**Exercise brief**
Among the records that follow, set down only the lines from the one containing "return make_float4((float)(int32_t)w.x /" to the one containing "n_samples * ClipIn<T>::kBytes;", both included, exactly.

**Available data**
@@ -343,31 +365,31 @@
     }
     if (!ge) {
         if (graphs.size() >= 8) { if (graphs.front().exec) hipGraphExecDestroy(graphs.front().exec); graphs.erase(graphs.begin()); }
-        graphs.push_back(GraphEntry{d_in, d_logits, d_emb, n, 1, nullptr});
-        return run_eager(d_in, n, d_logits, d_emb, err);
+        graphs.push_back(GraphEntry{d_in, d_logits, d_emb, n, 1, nullptr, pcm.samples, pcm.bits});
+        return run_eager(d_in, n, d_logits, d_emb, err, pcm);
     }
     hipGraph_t graph = nullptr;
     hipError_t e = hipStreamBeginCapture(stream, hipStreamCaptureModeRelaxed);
-    if (e != hipSuccess) { (void)hipGetLastError(); use_graphs = false; return run_eager(d_in, n, d_logits, d_emb, err); }
-    bool ok = run_eager(d_in, n, d_logits, d_emb, err);
+    if (e != hipSuccess) { (void)hipGetLastError(); use_graphs = false; return run_eager(d_in, n, d_logits, d_emb, err, pcm); }
+    bool ok = run_eager(d_in, n, d_logits, d_emb, err, pcm);
     e = hipStreamEndCapture(stream, &graph);
     if (!ok || e != hipSuccess || !graph) {
         if (graph) hipGraphDestroy(graph);
         (void)hipGetLastError();
         use_graphs = false;
-        return run_eager(d_in, n, d_logits, d_emb, err);
+        return run_eager(d_in, n, d_logits, d_emb, err, pcm);
     }
     hipGraphExec_t exec = nullptr;
     e = hipGraphInstantiate(&exec, graph, nullptr, nullptr, 0);
     hipGraphDestroy(graph);
-    if (e != hipSuccess || !exec) { (void)hipGetLastError(); use_graphs = false; return run_eager(d_in, n, d_logits, d_emb, err); }
+    if (e != hipSuccess || !exec) { (void)hipGetLastError(); use_graphs = false; return run_eager(d_in, n, d_logits, d_emb, err, pcm); }
     ge->exec = exec;
     e = hipGraphLaunch(exec, stream);
     if (e != hipSuccess) { *err = std::string("hipGraphLaunch: ") + hipGetErrorString(e); return false; }
     return true;
 }
 
-bool Engine::run_eager(const float* d_in_all, int n_all, float* d_logits_all, float* d_emb_all, std::string* err) {
+bool Engine::run_eager(const float* d_in_all, int n_all, float* d_logits_all, float* d_emb_all, std::string* err, PcmSource pcm) {
     struct Lane { const float* d_in; int n; float* d_logits; float* d_emb; hipStream_t st; int clip0; };
     Lane lanes[kMaxLanes];
     int nl = 1;
@@ -393,6 +415,17 @@
         for (int li = 1; li < nl; li++) hipStreamWaitEvent(lanes[li].st, ev_fork, 0);
     }
     const int s_end = part_s1 < 0 ? (int)steps.size() : part_s1;
+    const void* res_x[kMaxLanes] = {nullptr, nullptr, nullptr, nullptr};
+    int res_bits[kMaxLanes] = {0, 0, 0, 0};
+    for (int li = 0; li < nl; li++) {
+        const Lane& L = lanes[li];
+        const bool pair_here = norm_pair >= part_s0 && norm_pair + 1 < s_end;
+        const float* xn = pair_here ? vptr(steps[norm_pair + 1].out, L.d_in, L.d_logits, L.d_emb, nl > 1 ? li : -1) : nullptr;
+        const char* src = pcm.samples ? static_cast<const char*>(pcm.samples) + (size_t)L.clip0 * n_samples * (pcm.bits / 8) : nullptr;
+        if (src && pair_here && pcm_direct && norm_resident_taken(L.n, src, pcm.bits, xn)) { res_x[li] = src; res_bits[li] = pcm.bits; continue; }
+        if (src) launch_pcm_to_f32(src, pcm.bits, const_cast<float*>(L.d_in), (size_t)L.n * n_samples, L.st);
+        if (pair_here && norm_resident_taken(L.n, L.d_in, 0, xn)) res_x[li] = L.d_in;
+    }
     for (int si = part_s0; si < s_end; si++) {
       for (int li = 0; li < nl; li++) {
         const Step& s = steps[si];
@@ -407,6 +440,7 @@
         if (s.kind == S_DW && si > 0 && steps[si - 1].tail == 2 && tail_taken(si - 1, n, nl > 1)) continue;
         if (s.kind == S_MEAN_PARTIAL && si > 0 && steps[si - 1].tail == 1 && tail_taken(si - 1, n, nl > 1)) continue;
         if (s.kind == S_MEAN_FINISH && si > 1 && steps[si - 2].tail == 1 && tail_taken(si - 2, n, nl > 1)) continue;
+        if (s.kind == S_NORMALIZE && si == norm_pair + 1 && res_x[li]) continue;
         ProfEntry pe{};
         static const char* dbg_sync_before = getenv("BNHIP_DEBUG_SYNC_BEFORE");
         static const char* dbg_sync_after = getenv("BNHIP_DEBUG_SYNC_AFTER");
@@ -419,6 +453,14 @@
         if (prof_this) { pe.a = get_event(); pe.b = get_event(); pe.step = si; pe.n = n; hipEventRecord(pe.a, stream); }
         switch (s.kind) {
             case S_MINMAX:
+                if (si == norm_pair && res_x[li]) {
+                    if (!launch_clip_norm_resident(res_x[li], res_bits[li], n, n_samples, specs[0].eps, specs[0].norm_sub, specs[0].norm_mul,
+                                                   reinterpret_cast<float2*>(out), vptr(steps[si + 1].out, d_in, d_logits, d_emb, clip0), stream)) {
+                        *err = "k_clip_norm_resident refused a call its predicate accepted"; mm_dirty = true; return false;
+                    }
+                    pe.more_bytes = steps[si + 1].bytes - s.bytes - (res_bits[li] ? (double)n_samples * (4 - res_bits[li] / 8) : 0.0);
+                    break;
+                }
                 launch_clip_minmax(in0, n, n_samples, specs[0].eps, reinterpret_cast<float2*>(out),
                                    mm_scratch ? mm_scratch + ((size_t)std::max(cur_ctx, 0) * kMaxLanes + (size_t)li) * kMinMaxScratch : nullptr, stream);
                 break;
@@ -674,9 +716,9 @@
         const StepView sv = step_view(*this, e.step);
         if (!agg.count(s.kclass)) order.push_back(s.kclass);
         Agg& a = agg[s.kclass];
-        a.ms += ms; a.launches++; a.flops += sv.flops * e.n; a.bytes += sv.bytes * e.n + s.wbytes;
+        a.ms += ms; a.launches++; a.flops += sv.flops * e.n; a.bytes += (sv.bytes + e.more_bytes) * e.n + s.wbytes;
         Agg& ps = per_step[e.step];
-        ps.ms += ms; ps.launches++; ps.flops += sv.flops * e.n; ps.bytes += sv.bytes * e.n + s.wbytes;
+        ps.ms += ms; ps.launches++; ps.flops += sv.flops * e.n; ps.bytes += (sv.bytes + e.more_bytes) * e.n + s.wbytes;
         ev_pool.push_back(e.a); ev_pool.push_back(e.b);
     }
     prof.clear();
diff --git a/birdnet-go_amd/csrc/engine.h b/birdnet-go_amd/csrc/engine.h
--- a/birdnet-go_amd/csrc/engine.h
+++ b/birdnet-go_amd/csrc/engine.h
@@ -72,7 +72,9 @@
     float log_floor = 0.f, log_scale = 1.f;
 };
 
-struct ProfEntry { hipEvent_t a, b; int step; int n; };
+struct PcmSource { const void* samples = nullptr; int bits = 0;  };
+
+struct ProfEntry { hipEvent_t a, b; int step; int n; double more_bytes = 0; };
 
 struct WeightPlan {
     std::vector<float> img;
@@ -89,7 +91,7 @@
   public:
     ~Engine();
     bool build(TflModel m, int device, int max_batch, bool plan_only, std::string* err, int* code);
-    bool run(const float* d_in, int n, float* d_logits, float* d_emb, std::string* err);
+    bool run(const float* d_in, int n, float* d_logits, float* d_emb, std::string* err, PcmSource pcm = {});
 
     int device = 0, max_batch = 256;
     bool no_reuse = false;
@@ -112,20 +114,25 @@
     static constexpr int kMinMaxScratch = 16 * (2 * kMinMaxParts + 2);
     float* mm_scratch = nullptr;
     bool mm_dirty = false;
+    bool norm_resident = true;
+    int norm_pair = -1;
+    bool pcm_direct = false;
+    void find_norm_pair();
+    bool norm_resident_taken(int n, const void* x, int bits, const float* xn) const;
     hipEvent_t ev_ctx_fork = nullptr, ev_ctx_done[kMaxDepth] = {nullptr, nullptr, nullptr};
     unsigned call_idx = 0;
     bool run_pipelined(const float* d_in, int n, float* d_logits, float* d_emb, std::string* err);
     void sync_contexts();
     int host_depth = 2;
     bool ensure_contexts(int d, std::string* err, bool with_streams = true);
-    bool run_on_context(int c, hipStream_t st, const float* d_in, int n, float* d_logits, float* d_emb, std::string* err);
+    bool run_on_context(int c, hipStream_t st, const float* d_in, int n, float* d_logits, float* d_emb, std::string* err, PcmSource pcm = {});
     int split_step = -1, v_hand = -1;
     float* d_hand = nullptr;
     std::vector<int> split_candidates;
     void pick_split();
     size_t hand_clip_bytes() const { return v_hand < 0 ? 0 : vals[v_hand].elems * (vals[v_hand].half ? 2 : 4); }
     bool ensure_hand(std::string* err);
-    bool run_part(int c, hipStream_t st, int s0, int s1, const float* d_in, int n, float* hand, float* d_logits, float* d_emb, std::string* err);
+    bool run_part(int c, hipStream_t st, int s0, int s1, const float* d_in, int n, float* hand, float* d_logits, float* d_emb, std::string* err, PcmSource pcm = {});
     int heatmap_pruned_step() const;
     bool run_head(int s1, const float* d_in, int n, std::string* err);
     struct HostPipe* hostpipe = nullptr;
@@ -190,9 +197,9 @@
     int steps_read(double* start_ms, double* end_ms, int cap);
 
   private:
-    struct GraphEntry { const float* in; float* logits; float* emb; int n; int seen; hipGraphExec_t exec; };
+    struct GraphEntry { const float* in; float* logits; float* emb; int n; int seen; hipGraphExec_t exec; const void* pcm; int pcm_bits; };
     std::vector<GraphEntry> graphs;
-    bool run_eager(const float* d_in, int n, float* d_logits, float* d_emb, std::string* err);
+    bool run_eager(const float* d_in, int n, float* d_logits, float* d_emb, std::string* err, PcmSource pcm = {});
     char* act_arena = nullptr;
     char* cur_arena = nullptr;
     hipStream_t cur_stream = nullptr;
diff --git a/birdnet-go_amd/csrc/frontend.hip b/birdnet-go_amd/csrc/frontend.hip
--- a/birdnet-go_amd/csrc/frontend.hip
+++ b/birdnet-go_amd/csrc/frontend.hip
@@ -1,6 +1,8 @@
 #include "kernels.h"
 
+#include <algorithm>
 #include <cmath>
+#include <cstdint>
 #include <cstdlib>
 
 namespace bnhip {
@@ -115,6 +117,135 @@
     hipLaunchKernelGGL(k_clip_minmax, dim3(n_clips), dim3(1024), 0, s, x, n_samples, eps, mm);
 }
 
+struct Pcm24 {};
+constexpr int kNormR = 28;
+constexpr int kNormRegQuads = 1024 * kNormR;
+constexpr int kNormLdsBytes = 160 * 1024 - 256;
+constexpr int kNormLdsQuads = kNormLdsBytes / 16;
+
+typedef unsigned int u32x2 __attribute__((ext_vector_type(2)));
+typedef unsigned int u32x3 __attribute__((ext_vector_type(3)));
+typedef unsigned int u32x4 __attribute__((ext_vector_type(4)));
+typedef __amdgpu_buffer_rsrc_t ClipBuf;
+__device__ __forceinline__ ClipBuf clip_buf(const void* base, int bytes, int off) {
+    return __builtin_amdgcn_make_buffer_rsrc(const_cast<char*>(static_cast<const char*>(base)) + off, 0, max(bytes - off, 0), 0x00020000);
+}
+template <typename T> struct ClipIn;
+template <> struct ClipIn<float> {
+    static constexpr int kBytes = 4;
+    static __device__ __forceinline__ float4 quad(ClipBuf b, int q) {
+        const u32x4 w = __builtin_amdgcn_raw_buffer_load_b128(b, q * 16, 0, 0);
+        return make_float4(__uint_as_float(w.x), __uint_as_float(w.y), __uint_as_float(w.z), __uint_as_float(w.w));
+    }
+};
+template <> struct ClipIn<int16_t> {
+    static constexpr int kBytes = 2;
+    static __device__ __forceinline__ float s16(uint32_t v) { return (float)(int16_t)v / 32768.0f; }
+    static __device__ __forceinline__ float4 quad(ClipBuf b, int q) {
+        const u32x2 w = __builtin_amdgcn_raw_buffer_load_b64(b, q * 8, 0, 0);
+        return make_float4(s16(w.x), s16(w.x >> 16), s16(w.y), s16(w.y >> 16));
+    }
+};
+template <> struct ClipIn<Pcm24> {
+    static constexpr int kBytes = 3;
+    static __device__ __forceinline__ float s24(uint32_t v) { return (float)((int32_t)(v << 8) >> 8) / 8388608.0f; }
+    static __device__ __forceinline__ float4 quad(ClipBuf b, int q) {
+        const u32x3 w = __builtin_amdgcn_raw_buffer_load_b96(b, q * 12, 0, 0);
+        return make_float4(s24(w.x), s24((w.x >> 24) | (w.y << 8)), s24((w.y >> 16) | (w.z << 16)), s24(w.z >> 8));
+    }
+};
+template <> struct ClipIn<int32_t> {
+    static constexpr int kBytes = 4;
+    static __device__ __forceinline__ float4 quad(ClipBuf b, int q) {
+        const u32x4 w = __builtin_amdgcn_raw_buffer_load_b128(b, q * 16, 0, 0);
+        return make_float4((float)(int32_t)w.x / 2147483648.0f, (float)(int32_t)w.y / 2147483648.0f, (float)(int32_t)w.z / 2147483648.0f,
+                           (float)(int32_t)w.w / 2147483648.0f);
+    }
+};
+__device__ __forceinline__ void quad_minmax(const float4& v, bool in_clip, float& mn, float& mx) {
+    const float a = fminf(fminf(mn, v.x), fminf(v.y, fminf(v.z, v.w)));
+    const float b = fmaxf(fmaxf(mx, v.x), fmaxf(v.y, fmaxf(v.z, v.w)));
+    mn = in_clip ? a : mn;
+    mx = in_clip ? b : mx;
+}
+__device__ __forceinline__ float norm1(float x, float mn, float d, float sub, float mul) {
+    float t = x - mn;
+    t = t / d;
+    t = t - sub;
+    return t * mul;
+}
+__device__ __forceinline__ void store_norm4(ClipBuf o, int q, const float4& v, float mn, float d, float sub, float mul) {
+    u32x4 w;
+    w.x = __float_as_uint(norm1(v.x, mn, d, sub, mul)); w.y = __float_as_uint(norm1(v.y, mn, d, sub, mul));
+    w.z = __float_as_uint(norm1(v.z, mn, d, sub, mul)); w.w = __float_as_uint(norm1(v.w, mn, d, sub, mul));
+    __builtin_amdgcn_raw_buffer_store_b128(w, o, q * 16, 0, 0);
+}
+template <typename T>
+__global__ __launch_bounds__(1024) void k_clip_norm_resident(const void* __restrict__ x, int n_samples, float eps, float norm_sub, float norm_mul,
+                                                             float2* __restrict__ mm, float* __restrict__ out) {
+    extern __shared__ float4 lq[];
+    __shared__ float smn[16], smx[16];
+    constexpr int kIn = ClipIn<T>::kBytes * 4;
+    const char* xc = static_cast<const char*>(x) + (size_t)blockIdx.x * n_samples * ClipIn<T>::kBytes;
+    const float* oc = out + (size_t)blockIdx.x * n_samples;
+    const int n4 = n_samples / 4, nl = max(n4 - kNormRegQuads, 0), tid = threadIdx.x;
+    float mn = INFINITY, mx = -INFINITY;
+    for (int j0 = 0; j0 < nl; j0 += 8 * 1024) {
+        float4 t[8];
+#pragma unroll
+        for (int u = 0; u < 8; u++) t[u] = ClipIn<T>::quad(clip_buf(xc, n4 * kIn, (kNormRegQuads + j0 + u * 1024) * kIn), tid);
+#pragma unroll
+        for (int u = 0; u < 8; u++) {
+            const int j = j0 + u * 1024 + tid;
+            quad_minmax(t[u], j < nl, mn, mx);
+            if (j < nl) lq[j] = t[u];
+        }
+    }
+    float4 v[kNormR];
+#pragma unroll
+    for (int r = 0; r < kNormR; r++) v[r] = ClipIn<T>::quad(clip_buf(xc, n4 * kIn, 1024 * r * kIn), tid);
+#pragma unroll
+    for (int r = 0; r < kNormR; r++) {
+        quad_minmax(v[r], tid + 1024 * r < n4, mn, mx);
+        __builtin_amdgcn_sched_barrier(0);
+    }
+    for (int o = 32; o > 0; o >>= 1) { mn = fminf(mn, __shfl_down(mn, o, 64)); mx = fmaxf(mx, __shfl_down(mx, o, 64)); }
+    if ((tid & 63) == 0) { smn[tid >> 6] = mn; smx[tid >> 6] = mx; }
+    __syncthreads();
+    mn = smn[tid & 15]; mx = smx[tid & 15];
+    for (int o = 8; o > 0; o >>= 1) { mn = fminf(mn, __shfl_xor(mn, o, 16)); mx = fmaxf(mx, __shfl_xor(mx, o, 16)); }
+    const float d = (mx - mn) + eps;
+    if (tid == 0) mm[blockIdx.x] = make_float2(mn, d);
+#pragma unroll
+    for (int r = 0; r < kNormR; r++) {
+        store_norm4(clip_buf(oc, n4 * 16, 1024 * r * 16), tid, v[r], mn, d, norm_sub, norm_mul);
+        __builtin_amdgcn_sched_barrier(0);
+    }
+    const ClipBuf ol = clip_buf(oc, n4 * 16, kNormRegQuads * 16);
+    for (int j = tid; j < nl; j += 1024) store_norm4(ol, j, lq[j], mn, d, norm_sub, norm_mul);
+}
+bool clip_norm_resident_fits(int n_samples) {
+    return n_samples > 0 && (n_samples & 3) == 0 && n_samples / 4 <= kNormRegQuads + kNormLdsQuads;
+}
+template <typename T>
+static void launch_cnr(const void* x, int n_clips, int n_samples, float eps, float norm_sub, float norm_mul, float2* mm, float* out, hipStream_t s) {
+    lds_limit_once<&k_clip_norm_resident<T>>(kNormLdsBytes);
+    const int nl = std::max(n_samples / 4 - kNormRegQuads, 0);
+    hipLaunchKernelGGL(k_clip_norm_resident<T>, dim3(n_clips), dim3(1024), (size_t)nl * 16, s, x, n_samples, eps, norm_sub, norm_mul, mm, out);
+}
+bool launch_clip_norm_resident(const void* x, int bits, int n_clips, int n_samples, float eps, float norm_sub, float norm_mul, float2* mm, float* out,
+                               hipStream_t s) {
+    const uintptr_t in_align = bits == 16 ? 8 : bits == 24 ? 4 : 16;
+    if (n_clips <= 0 || !clip_norm_resident_fits(n_samples) || (reinterpret_cast<uintptr_t>(x) & (in_align - 1)) || (reinterpret_cast<uintptr_t>(out) & 15))
+        return false;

**Problem solution**
+        return make_float4((float)(int32_t)w.x / 2147483648.0f, (float)(int32_t)w.y / 2147483648.0f, (float)(int32_t)w.z / 2147483648.0f,
+                           (float)(int32_t)w.w / 2147483648.0f);
+    }
+};
+__device__ __forceinline__ void quad_minmax(const float4& v, bool in_clip, float& mn, float& mx) {
+    const float a = fminf(fminf(mn, v.x), fminf(v.y, fminf(v.z, v.w)));
+    const float b = fmaxf(fmaxf(mx, v.x), fmaxf(v.y, fmaxf(v.z, v.w)));
+    mn = in_clip ? a : mn;
+    mx = in_clip ? b : mx;
+}
+__device__ __forceinline__ float norm1(float x, float mn, float d, float sub, float mul) {
+    float t = x - mn;
+    t = t / d;
+    t = t - sub;
+    return t * mul;
+}
+__device__ __forceinline__ void store_norm4(ClipBuf o, int q, const float4& v, float mn, float d, float sub, float mul) {
+    u32x4 w;
+    w.x = __float_as_uint(norm1(v.x, mn, d, sub, mul)); w.y = __float_as_uint(norm1(v.y, mn, d, sub, mul));
+    w.z = __float_as_uint(norm1(v.z, mn, d, sub, mul)); w.w = __float_as_uint(norm1(v.w, mn, d, sub, mul));
+    __builtin_amdgcn_raw_buffer_store_b128(w, o, q * 16, 0, 0);
+}
+template <typename T>
+__global__ __launch_bounds__(1024) void k_clip_norm_resident(const void* __restrict__ x, int n_samples, float eps, float norm_sub, float norm_mul,
+                                                             float2* __restrict__ mm, float* __restrict__ out) {
+    extern __shared__ float4 lq[];
+    __shared__ float smn[16], smx[16];
+    constexpr int kIn = ClipIn<T>::kBytes * 4;
+    const char* xc = static_cast<const char*>(x) + (size_t)blockIdx.x * n_samples * ClipIn<T>::kBytes;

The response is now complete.